▶ **What the exercise asks**
The answer must be every line of the data that holds the word "kidx".

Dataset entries
◆ ◆ ◆

# iPERDance/iPERCore

Hardware: AMD Instinct MI355X
Metric: synthesized frames/sec at 512x512 (run_imitator) (higher is better)
Workload: dtype f32; 1 GPU; run_imitator 512x512 single src/ref pair, 300-frame reference clip frame-sharded over 1 GPU(s), AttLWB-SPADE generator fp32 (BASELINE configs[1] at N = 1, configs[2] at N = 8); poses=imitate, image_size=512, frame_batch=300, frame_batch_requested=384, world_size=1, parallelism=frame-shard x1, batches_in_flight=1, weights=random-init (seeded) of the real architecture, 36,276,992 params

## Files before the change

include/lwg_hip.h:

```cpp
#ifndef LWG_HIP_H
#define LWG_HIP_H

#include <stddef.h>
#include <stdint.h>

#ifdef __cplusplus
extern "C" {
#endif

typedef void* lwg_stream_t;

#define LWG_ABI_VERSION 10
int lwg_abi_version(void);

#define LWG_MAX_TAPS 52
enum { LWG_EPI_NONE = 0, LWG_EPI_RESIDUAL = 1, LWG_EPI_SPADE = 2 };
enum { LWG_ACTIVATION_NONE = 0, LWG_ACTIVATION_RELU = 1, LWG_ACTIVATION_TANH = 2, LWG_ACTIVATION_SIGMOID = 3 };
#define LWG_ACTIVATION_RELU_MASK 5
enum { LWG_DT_F32 = 0, LWG_DT_BF16 = 1,
       LWG_DT_F32_Q4 = 2 };

typedef struct LwgConvArgs {
    const float* x0;
    const float* x1;
    int C0, C1;
    int B, H, W;
    int OH, OW;
    int M;
    int stride;
    int ntaps;
    int cshift;
    const float* w;
    int N;
    const float* bias;
    float* y;
    int YH, YW, YC, ycoff;
    int omul, ooy, oox;
    int epi;
    int act;
    const float* res;
    const float* xn;
    const float* mean;
    const float* rstd;
    int xdt;
    int ydt;
    signed char dy[LWG_MAX_TAPS];
    signed char dx[LWG_MAX_TAPS];
} LwgConvArgs;

int lwg_conv2d_nhwc_f32(const LwgConvArgs* args, lwg_stream_t stream);
size_t lwg_conv2d_ws_floats(const LwgConvArgs* args);
int lwg_conv2d_nhwc_f32_ws(const LwgConvArgs* args, float* ws, lwg_stream_t stream);
int lwg_conv_slice_count(const LwgConvArgs* args);

int lwg_conv2d_nhwc_bf16(const LwgConvArgs* args, lwg_stream_t stream);
int lwg_conv2d_winograd_f32(const LwgConvArgs* args, lwg_stream_t stream);
size_t lwg_conv2d_winograd_ws_floats(const LwgConvArgs* args);
int lwg_conv2d_winograd_f32_ws(const LwgConvArgs* args, float* ws, lwg_stream_t stream);
int lwg_conv2d_winograd_plan(const LwgConvArgs* args, int with_ws, long long* blocks, int* slices, int* nbv, int* workgroups);
int lwg_winograd_panel_f32(const float* wpanel, float* upk, int Cin, int N, const int* tap9, lwg_stream_t stream);
typedef struct LwgWinoDesc {
    const float* wpanel;
    float* upk;
    int Cin, N, first_block;
    int tap9[9];
} LwgWinoDesc;
int lwg_winograd_panels_f32(const LwgWinoDesc* descs_dev, int ndesc, int total_blocks, lwg_stream_t stream);
int lwg_conv2d_winograd4_f32(const LwgConvArgs* args, lwg_stream_t stream);
int lwg_winograd4_panel_f32(const float* wpanel, float* upk, int Cin, int N, const int* tap9, lwg_stream_t stream);
int lwg_conv2d_nhwc_bf16_hr(const LwgConvArgs* args, lwg_stream_t stream);
int lwg_conv2d_nhwc_c8_bf16(const LwgConvArgs* args, lwg_stream_t stream);
int lwg_conv_transpose4_nhwc_bf16(const LwgConvArgs* args, lwg_stream_t stream);
int lwg_conv_transpose4_nhwc_f32(const LwgConvArgs* args, lwg_stream_t stream);
int lwg_conv_transpose4_is_one_grid(const LwgConvArgs* args);
int lwg_conv_transpose4_winograd_f32(const LwgConvArgs* args, lwg_stream_t stream);

int lwg_conv2d_nhwc_f32_split(const LwgConvArgs* args, lwg_stream_t stream);

size_t lwg_conv2d_wgrad_ws_floats(int Ktot, int N, int M);
int lwg_conv2d_wgrad_nhwc_f32(const LwgConvArgs* args, const float* dy, float* dw, float* ws, lwg_stream_t stream);
int lwg_conv2d_wgrad_unpacked_f32(const LwgConvArgs* args, const float* dy, float* ws, float* dw, int D0, int D1, int KH, int KW,
                                  int transposed, const int* kidx, int cin, int nout, float* db, lwg_stream_t stream);
int lwg_colsum_nhwc_f32(const float* x, size_t rows, int C, float* out, float* ws, lwg_stream_t stream);

int lwg_act_bwd_f32(const float* dy, const float* y, size_t n, int act, float* out, lwg_stream_t stream);
int lwg_norm_fwd_nhwc_f32(const float* x, const float* mean, const float* rstd, const float* gamma, const float* beta, int gstride,
                          int B, int HW, int C, int act, float* y, lwg_stream_t stream);
int lwg_norm_bwd_nhwc_f32(const float* dy, const float* y, const float* x, const float* mean, const float* rstd,
                          const float* gamma, int gstride, int B, int HW, int C, int act, int nsplit, float* dx, float* dgamma,
                          float* dbeta, float* ws, lwg_stream_t stream);
int lwg_adam_step_f32(float* p, const float* g, float* m, float* v, size_t n, float lr, float beta1, float beta2, float eps, int t,
                      lwg_stream_t stream);
int lwg_adam_step_dev_f32(float* p, const float* g, float* m, float* v, size_t n, float lr, float beta1, float beta2, float eps,
                          int* t_dev, lwg_stream_t stream);
int lwg_pack_panel_f32(const float* w, int D0, int D1, int KH, int KW, int transposed, const int* kidx, int ntaps, int cin,
                       int cin_pad, int nout, int n_pad, float* out, lwg_stream_t stream);
int lwg_unpack_wgrad_f32(const float* dwk, int D0, int D1, int KH, int KW, int transposed, const int* kidx, int ntaps, int cin,
                         int cin_pad, int nout, int n_pad, float* dw, lwg_stream_t stream);
typedef struct LwgPackDesc {
    const float* w;
    float* out;
    int D1, KHW, transposed, ntaps, cin, cin_pad, nout, n_pad, Kp, first_block;
    int kidx[LWG_MAX_TAPS];
} LwgPackDesc;
int lwg_pack_panels_f32(const LwgPackDesc* descs_dev, int ndesc, int total_blocks, lwg_stream_t stream);
int lwg_maxpool2_fwd_nhwc_f32(const float* x, float* y, int B, int H, int W, int C, lwg_stream_t stream);
int lwg_maxpool2_bwd_nhwc_f32(const float* x, const float* dy, float* dx, int B, int H, int W, int C, lwg_stream_t stream);
int lwg_crop_resize_bilinear_f32(const float* x, const long long* box, float* y, float* valid, int N, int C, int H, int W, int OH, int OW,
                                 lwg_stream_t stream);
int lwg_crop_resize_bilinear_bwd_f32(const float* dy, const long long* box, float* dx, int N, int C, int H, int W, int OH, int OW, lwg_stream_t stream);
int lwg_prelu_f32(const float* x, const float* slope, const float* res, size_t rows, int C, float* y, lwg_stream_t stream);
int lwg_prelu_bwd_f32(const float* x, const float* slope, const float* dy, size_t rows, int C, float* dx, lwg_stream_t stream);
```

◆ ◆ ◆

▶ **Solution**
                                  int transposed, const int* kidx, int cin, int nout, float* db, lwg_stream_t stream);
int lwg_pack_panel_f32(const float* w, int D0, int D1, int KH, int KW, int transposed, const int* kidx, int ntaps, int cin,
int lwg_unpack_wgrad_f32(const float* dwk, int D0, int D1, int KH, int KW, int transposed, const int* kidx, int ntaps, int cin,
    int kidx[LWG_MAX_TAPS];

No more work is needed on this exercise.